- _The problem_: Copy out all lines from the material that contain the string "threadIdx".

══ Listed records

# PolyChord/PolyChordLite

Measured on AMD Instinct MI355X. Metric: likelihood evals/sec, 20D Gaussian nlive=2000, higher is better.
Workload: dtype f64; 1 GPU; configs[1]: 20-D Gaussian, nlive=2000, num_repeats=40, one full run per step; batch_chains=1000, parallelism=repeat-sharded x1, mode=one run at a time per GPU; R runs in step: roofline.in_step

## Files before the change

### polychordlite_amd/csrc/pc_engine.hip

```cpp
#include "pc_state.h"
#include "pc_resume.h"
#include "pc_prior_table.h"
#include "pc_launch.h"
#include "pc_plan.h"
#include <cstdio>
#include <cstdlib>
#include <cstring>
#include <cstdarg>
#include <cmath>
#include <vector>
#include <memory>
#include <string>
#include <chrono>
#include <algorithm>
#include <map>
#include <unordered_map>
#include <atomic>
#include <mutex>
#include <thread>
#include <functional>
#include <exception>
#include <ucontext.h>
#include <array>
#include <sys/mman.h>
// ... 140 lines not shown
    {
        int dev = 0; (void)hipGetDevice(&dev);
        {
            std::lock_guard<std::mutex> g(m);
            for (size_t i = events.size(); i-- > 0;)
                if (events[i].first == dev) { hipEvent_t e = events[i].second; events.erase(events.begin() + i); return e; }
        }
        hipEvent_t e; HIPCHK(hipEventCreate(&e)); return e;
    }
    void put_event(hipEvent_t e) { int dev = 0; (void)hipGetDevice(&dev); std::lock_guard<std::mutex> g(m); events.push_back({dev, e}); }
    std::vector<std::pair<int, hipEvent_t>> sync_events;
    hipEvent_t get_sync_event()
    {
        int dev = 0; (void)hipGetDevice(&dev);
        {
            std::lock_guard<std::mutex> g(m);
            for (size_t i = sync_events.size(); i-- > 0;)
                if (sync_events[i].first == dev) { hipEvent_t e = sync_events[i].second; sync_events.erase(sync_events.begin() + i); return e; }
        }
        hipEvent_t e; HIPCHK(hipEventCreateWithFlags(&e, hipEventDisableTiming)); return e;
    }
    void put_sync_event(hipEvent_t e) { int dev = 0; (void)hipGetDevice(&dev); std::lock_guard<std::mutex> g(m); sync_events.push_back({dev, e}); }
};
HandlePool &hpool() { static HandlePool *p = new HandlePool; return *p; }

#define PC_COPY_N 96
#define PC_COPY_PIECE 4096u
struct PcCopyBatch { const void *src[PC_COPY_N]; void *dst[PC_COPY_N]; unsigned bytes[PC_COPY_N]; };
__global__ __launch_bounds__(256) void k_copy_batch(PcCopyBatch b)
{
    const int i = blockIdx.x;
    const unsigned n = b.bytes[i];
    const char *s = (const char *)b.src[i]; char *d = (char *)b.dst[i];
    if ((((uintptr_t)s | (uintptr_t)d) & 7u) == 0u) {
        const unsigned n8 = n >> 3;
        for (unsigned k = threadIdx.x; k < n8; k += 256) ((unsigned long long *)d)[k] = ((const unsigned long long *)s)[k];
        for (unsigned k = (n8 << 3) + threadIdx.x; k < n; k += 256) d[k] = s[k];
    } else for (unsigned k = threadIdx.x; k < n; k += 256) d[k] = s[k];
}
static void pc_copy_many(const std::vector<std::array<uintptr_t, 3>> &reqs, hipStream_t q)
{
    PcCopyBatch b; int n = 0;
    auto go = [&] { if (n) { hipLaunchKernelGGL(k_copy_batch, dim3(n), dim3(256), 0, q, b); n = 0; } };
    for (const auto &r : reqs) {
        size_t left = r[2]; uintptr_t d = r[0], s = r[1];
        while (left) {
            const unsigned c = (unsigned)std::min<size_t>(left, PC_COPY_PIECE);
            b.dst[n] = (void *)d; b.src[n] = (const void *)s; b.bytes[n] = c; ++n;
            d += c; s += c; left -= c;
            if (n == PC_COPY_N) go();
        }
    }
    go();
}
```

════

- _Task response_:
        for (unsigned k = threadIdx.x; k < n8; k += 256) ((unsigned long long *)d)[k] = ((const unsigned long long *)s)[k];
        for (unsigned k = (n8 << 3) + threadIdx.x; k < n; k += 256) d[k] = s[k];
    } else for (unsigned k = threadIdx.x; k < n; k += 256) d[k] = s[k];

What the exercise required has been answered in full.